Kısa vadeli borçlanma faizlerinin daha düşük, uzun vadeli borçlanma faizlerinin daha yüksek olması, borç sağlayıcı kurumların firmaların gelecekteki durumlarının varlığına tam olarak güvenememeleri sebebi ile ülkemizde kısa vadeli borçlanma daha yaygındır. Bu da oranın ortalama %50 seviyesinde gerçekleşmesine sebep olmaktadır. Kısa vadeli borçların toplam aktif içindeki payının artması, cari oranı düşürücü etki yapmaktadır. Duran varlıklarını sürekli olarak kısa vadeli borçlarla finanse eden firmaların gelecekte ödeme güçlükleri ile karşılaşma olasılığı da yükselmektedir.

Daha yüksek borçlanma faizine rağmen gelirleri büyük dalgalanmalar göstermeyen firmaların uzun vadeli borçlanmaya yönelmeleri en uygun olan borçlanma yapısıdır.

4) Kısa Vadeli Finansal Borç / Net Satışlar

Borçların içerisinde finansal borçların ne kadar yer kapladığı, firmanın yabancı kaynaklarının yapısı hakkında bilgi edinmek için oldukça önem taşır. Bu konuda;

  • Kısa vadeli finansal borçların toplam yabancı kaynaklara oranına veya
  • Kısa vadeli finansal borçların toplam aktife oranına veya 
  • Kısa ve uzun vadeli finansal borç toplamlarının toplam aktiflere oranına da bakılabilmektedir.

Genel olarak tüm bu oranlar borçların yapısını anlayabilmek için benzer anlamları taşımaktadır. Bu anlamda bankacılık sisteminde finansal analizlerde en önemli ayırt edici özelliğe sahip oran olarak kısa vadeli finansal borçların net satışlara olan oranı kullanılmaktadır.

Kısa Vadeli Finansal Borç / Net Satışlar oranı için genel olarak kabul gören eşik değerler aşağıdaki gibidir:

%0 – %10: Oran iyi seviyede

%10 – %30: Oran kabul edilebilir seviyede

%30 ve üzeri: Oran riskli seviyede

1 sene içerisinde ödenmesi gereken finansal borçların toplam net satışlar içerisindeki payının düşük olması olumlu karşılanır. Kısa vadeli finansal borçların artış eğilimine girmesi giderek artan nakit açığının bir göstergesi olarak yorumlanabilir. Kısa vadeli finansal borçların artması likidite üzerinde olumsuz duruma sebep olabilir. Kısa vadeli finansal borçların payını kabul edilebilir aralıkta belli bir seviyede tutmak yeni kredi bulma aşamasında oldukça önemlidir.

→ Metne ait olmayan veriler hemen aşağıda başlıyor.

template <int kFT>
__global__ __launch_bounds__(kFT) void k_ba_win(BAArgs a, FusedArgs f, WinArgs w) {
    constexpr int kFW = kFT / 64;
    static_assert(kFW >= 2, "k_ba_win: wave 1 runs the stop rule");
    __builtin_amdgcn_s_setprio(3);
    extern __shared__ __attribute__((aligned(16))) double fl[];
    __shared__ int4 s_ke[kFK];
    __shared__ int s_kd[kFK];
    __shared__ int s_act, s_fault;
    double* const ks0 = fl;
    double* terms = ks0 + 2 * kFK * kLdsStride;
    int* tcount = reinterpret_cast<int*>(terms + 9 * kFT);
    double* lpos = terms + 9 * kFT + kFT / 2;
    int4* s_orec = reinterpret_cast<int4*>(lpos + 3 * kFT);
    double2* s_ouv = reinterpret_cast<double2*>(s_orec + kFT);
    int* s_run = reinterpret_cast<int*>(s_ouv + kFT);
    const int tid = threadIdx.x, b = blockIdx.x, wv = tid >> 6, lane = tid & 63;
    const size_t base = (size_t)b * kFT;
    const int4* KE = f.kent + (size_t)b * kFK * 2;
    const int M = a.max_iter, nk = a.n_kf, nb = (int)gridDim.x;
    const int nslot = nk * f.maxl;
    const int gen = w.gen[0];
    const unsigned tag = (unsigned)gen + 1u;
    if (gen < 0 || gen >= kWinGenMax) {
        if (tid == 0) __hip_atomic_store(w.fault, 1, __ATOMIC_RELAXED, __HIP_MEMORY_SCOPE_AGENT);
        return;
    }
    if (tid == 0) __hip_atomic_store(w.hello + b, tag, __ATOMIC_RELAXED, __HIP_MEMORY_SCOPE_AGENT);
    const int wvu = __builtin_amdgcn_readfirstlane(wv);
    const int4 B = f.blk[(size_t)b * (1 + kFW / 2)];
    const int4 WB = f.blk[(size_t)b * (1 + kFW / 2) + 1 + (wvu >> 1)];
    int4 ke = make_int4(-1, 0, 0, 0);
    int kd = -1;
    if (tid < kFK) {
        ke = KE[2 * tid];
        kd = KE[2 * tid + 1].x;
    }
    const int4 orec0 = f.lobs_rec[base + tid];
    const double2 ouv0 = f.lobs_uv[base + tid];
    const int lslot0 = f.lm_slot[base + tid];
    const int2 run0 = f.lm_run[base + tid];
    D3 PL;
    {
        const double* P = a.lm_pos0 + 4 * (size_t)lslot0;
        PL = {P[0], P[1], P[2]};
    }
    const int wstart = (wvu & 1) ? WB.z : WB.x, wrounds = (wvu & 1) ? WB.w : WB.y;
    double2 u0 = make_double2(0, 0);
    double4 p0 = make_double4(0, 0, 0, 0);
    auto first_round = [&] {
        if (wrounds > 0) {
            u0 = f.pobs_uv[wstart + lane];
            p0 = f.pobs_p[wstart + lane];
        }
    };
    first_round();
    double ev[13];
    const int row = ke.x & 0x3fffffff;
    if (tid < kFK && ke.x >= 0) {
#pragma unroll
        for (int j = 0; j < 8; ++j) ev[j] = a.kf_pose0[8 * (size_t)row + j];
#pragma unroll
        for (int j = 0; j < 4; ++j) ev[8 + j] = a.kf_intr[4 * row + j];
        ev[12] = (double)a.kf_flags[row];
    }
    if (b == 0 && tid < 16) {
        a.state->cost[tid] = 0.0;
        a.state->obs[tid] = 0;
    }
    const int n_lm = B.x, n_ob = B.y, n_ent = B.z;
    const bool has_o = tid < n_ob, own = tid < n_lm;
    lpos[3 * tid] = PL.x;
    lpos[3 * tid + 1] = PL.y;
    lpos[3 * tid + 2] = PL.z;
    s_orec[tid] = orec0;
    s_ouv[tid] = ouv0;
    s_run[3 * tid] = run0.x;
    s_run[3 * tid + 1] = run0.y;
    s_run[3 * tid + 2] = lslot0;
    if (tid < kFK) {
        s_ke[tid] = ke;
        s_kd[tid] = kd;
    }
    if (tid == 0) s_fault = 0;
    if (tid < kFK && ke.x >= 0) {
        double Rm[9];
        rot_from_quat(ev, Rm);
        double* sl = ks0 + (kFK + tid) * kLdsStride;
        double* sl0 = ks0 + tid * kLdsStride;
#pragma unroll
        for (int j = 0; j < 8; ++j) sl[j] = ev[j];
#pragma unroll
        for (int j = 0; j < 9; ++j) sl[8 + j] = Rm[j];
#pragma unroll
        for (int j = 0; j < 4; ++j) sl[17 + j] = sl0[17 + j] = ev[8 + j];
        sl[21] = sl0[21] = ev[12];
    }
    __syncthreads();

    auto pose_stage = [&](int itn) {
        int r = 0;
        wgran* const Pn = w.part + (size_t)itn * (nslot + 1) * (2 * kStride);
        const double* const kslot = ks0 + ((itn - 1) & 1) * kFK * kLdsStride;
        for (int j = wv; j < n_ent; j += kFW) {
            const int4 e = s_ke[j];
            const int nr = (e.w - e.z + 63) >> 6;
            if (nr == 0) continue;
            const double* T = kslot + j * kLdsStride;
            const double* Rr = T + 8;
            const double* C = T + 17;
            double v[kStride];
#pragma unroll
            for (int t = 0; t < kStride; ++t) v[t] = 0.0;
            for (int q = 0; q < nr; ++q, ++r) {
                const double2 uv = u0;
                const double4 P4 = p0;
                if (r + 1 < wrounds) {
                    int lim = e.w - (e.z + 64 * (q + 1));
                    if (q + 1 >= nr) {
                        int jn = j + kFW;
                        int4 en = s_ke[jn < kFK ? jn : j];
                        while (jn < n_ent && ((en.w - en.z + 63) >> 6) == 0) {
                            jn += kFW;
                            en = s_ke[jn < kFK ? jn : j];
                        }
                        lim = en.w - en.z;
                    }
                    if (lane < lim) {
                        u0 = f.pobs_uv[wstart + 64 * (r + 1) + lane];
                        p0 = f.pobs_p[wstart + 64 * (r + 1) + lane];
                    } else {
                        u0 = make_double2(0.0, 0.0);
                        p0 = make_double4(0.0, 0.0, 0.0, 0.0);
                    }
                }
                const bool valid = e.z + 64 * q + lane < e.w;
                const int code = (int)P4.w;
                const D3 P = code >= 0 ? D3{lpos[3 * code], lpos[3 * code + 1], lpos[3 * code + 2]} : D3{P4.x, P4.y, P4.z};
                pose_obs_accum<true>(a, T, Rr, C, P, uv, v, valid);
            }
            const double tot = wave_sum32(v);
            const int kdj = s_kd[j];
            if ((lane & 1) == 0 && (lane >> 1) < kNTerms && kdj >= 0)
                st_gran2(Pn + ((size_t)kdj * kStride + (lane >> 1)) * 2, tot, tag);
        }
    };
    auto hello_sweep = [&]() -> int {
        const long long t0 = wall_clock64();
        for (int spins = 0;;) {
            bool ok = true;
            for (int q = lane; q < nb; q += 64) ok &= ld_sc1(w.hello + q) == tag;
            if (__all(ok)) return 1;
            if (win_spin_fail(spins, t0, w.fault)) return -1;
        }
    };
    double last = 1.7976931348623157e308;
    auto decide_issue = [&](int ip, wgran (&d)[4]) {
        const wgran* const g = w.stop + ((size_t)ip * nk + (lane < nk ? lane : 0)) * 4;
#pragma unroll
        for (int i = 0; i < 4; ++i) d[i] = ld_sc1(g + i);
    };
    auto decide = [&](int ip, const wgran (&d)[4]) -> int {
        const wgran* const sp = w.stop + (size_t)ip * nk * 4;
        const long long t0 = wall_clock64();
        int spins = 0;
        double tot = 0.0, cn = 0.0;
        for (int q0 = 0; q0 < nk; q0 += 64) {
            const bool live = q0 + lane < nk;
            const wgran* const g = sp + (size_t)(live ? q0 + lane : 0) * 4;
            wgran c0 = d[0], c1 = d[1], n0 = d[2], n1 = d[3];
            for (bool first = q0 == 0;; first = false) {
                if (!first) c0 = ld_sc1(g), c1 = ld_sc1(g + 1), n0 = ld_sc1(g + 2), n1 = ld_sc1(g + 3);
                const bool ok = !live || ((unsigned)(c0 >> 32) == tag && (unsigned)(c1 >> 32) == tag &&
                                          (unsigned)(n0 >> 32) == tag && (unsigned)(n1 >> 32) == tag);
                if (__all(ok)) break;
                if (win_spin_fail(spins, t0, w.fault)) return -1;
            }
            __builtin_amdgcn_fence(__ATOMIC_ACQUIRE, "wavefront");
            tot += live ? gran2_value(c0, c1) : 0.0;
            cn += live ? gran2_value(n0, n1) : 0.0;
        }
#pragma unroll
        for (int m = 32; m > 0; m >>= 1) {
            tot += __shfl_xor(tot, m, 64);
            cn += __shfl_xor(cn, m, 64);
        }
        const int tobs = (int)cn;
        const bool stop = tobs == 0 || fabs(last - tot) < 1e-6 * last;
        if (!stop) last = tot;
        if (b == 0 && lane == 0) {
            BAState* s = a.state;
            if (ip < 16) {
                s->cost[ip] = tot;
                s->obs[ip] = tobs;
            }
            s->iterations = ip + 1;
            s->last_cost = last;
            if (!stop && ip + 1 < M)
                s->active[ip + 1] = 1;
            else
                for (int k = ip + 1; k <= M; ++k) s->active[k] = 0;
        }
        return stop ? 0 : 1;
    };

    VX_KT(0);
    pose_stage(0);
    if (wv == 0) VX_KT(15);
    for (int it = 0; it < M; ++it) {
        double* const kslot = ks0 + (it & 1) * kFK * kLdsStride;
        const double* const kprev = ks0 + ((it + 1) & 1) * kFK * kLdsStride;
        wgran dgr[4] = {0, 0, 0, 0};
        if (wv == 1 && it > 0) decide_issue(it - 1, dgr);
        {
            const int h = lane >> 5, t = lane & 31;
            const wgran* const Pi = w.part + (size_t)it * (nslot + 1) * (2 * kStride);
            double* const stage = terms;
            const long long t0 = wall_clock64();
            int spins = 0;
            bool okw = true;
            __builtin_amdgcn_s_setprio(0);
            for (int j = wv; j < n_ent && okw; j += kFW) {
                const int4 e = s_ke[j];
                if (e.x < 0) continue;
                const int erow = e.x & 0x3fffffff;
                const int ns = e.y + (erow == 0 ? w.bias : 0);
                double acc = 0.0;
                for (int s0 = 0; s0 < ns && okw; s0 += 2 * kWinSB) {
                    wgran g0[kWinSB], g1[kWinSB];
                    unsigned have = 0;
#pragma unroll
                    for (int i = 0; i < kWinSB; ++i) {
                        g0[i] = g1[i] = 0;
                        if (!(s0 + 2 * i + h < ns && t < kNTerms)) have |= 1u << i;
                    }
                    for (;;) {
#pragma unroll
                        for (int i = 0; i < kWinSB; ++i)
                            if (!((have >> i) & 1)) {
                                const int q = s0 + 2 * i + h;
                                const int slot = q < e.y ? erow * f.maxl + q : nslot;
                                const wgran* g = Pi + ((size_t)slot * kStride + t) * 2;
                                g0[i] = ld_sc1(g);
                                g1[i] = ld_sc1(g + 1);
                            }
#pragma unroll
                        for (int i = 0; i < kWinSB; ++i)
                            if (!((have >> i) & 1) && (unsigned)(g0[i] >> 32) == tag && (unsigned)(g1[i] >> 32) == tag)
                                have |= 1u << i;
                        if (__all(have == (1u << kWinSB) - 1)) break;
                        if (win_spin_fail(spins, t0, w.fault)) {
                            okw = false;
                            break;
                        }
                    }
                    __builtin_amdgcn_fence(__ATOMIC_ACQUIRE, "wavefront");
#pragma unroll
                    for (int i = 0; i < kWinSB; ++i) {
                        const bool live = s0 + 2 * i + h < ns && t < kNTerms;
                        const double v = live ? gran2_value(g0[i], g1[i]) : 0.0;
                        const double vo = __shfl(v, t + 32, 64);
                        acc += v;
                        acc += vo;
                    }
                }
                if (lane < kNTerms) stage[j * kWinSStride + lane] = acc;
                if (okw && (e.x & (1 << 30)) && (lane == 27 || lane == 28))
                    st_gran2(w.stop + ((size_t)it * nk + erow) * 4 + (lane - 27) * 2, acc, tag);
            }
            __builtin_amdgcn_s_setprio(3);
// ... 245 lines not shown
        const double* src = kf_pose + (size_t)(st->iterations & 1) * n_kf * 8 + (size_t)8 * i;
        for (int j = 0; j < 7; ++j) map_pose[(size_t)7 * kf_map[i] + j] = src[j];
    }
    if (i < n_opt)
        for (int j = 0; j < 3; ++j) map_pos[(size_t)3 * lm_map[i] + j] = lm_pos[(size_t)4 * i + j];
}
}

Uzun vadeli yatırımların uzun vadeli finansal borçlar ile yapılması, kısa vadeli finansal borçlara yük bindirmeyeceğinden oranın düşük seviyelerde kalmasına yardımcı olur. Benzer şekilde uzun ve kısa vadeli finansal borç toplamlarının net satışlara olan oranın da %40-50 seviyesini aşmaması olumlu karşılanır.

Finansal borçların bilanço içerisinde düşük paya sahip olması, firmanın finansman kaynağı olarak satıcı kredisi, müşteri avansı, finansman bonosu, ilişkili taraflardan borç sağlamak gibi banka dışı kaynakları kullandığını göstermektedir. Özellikle ekonomik kriz dönemlerinde finansal borçların maliyetleri artmaktadır. Gelir tablosunda yüksek finansman giderine maruz kalmak istemeyen işletmeler banka kredisi yerine alternatif yabancı kaynaklara yönelirler.

Bankacılık sisteminde borcu olmayan firmalar ya finansal sisteme ilk defa giren ya da bankalardan değerlendirme sonucu kredi alamayan işletmeler olarak değerlendirilir ve bu sebeple riskli olarak etiketlenir. Finansal analizde bu hususa da dikkat etmek gerekir.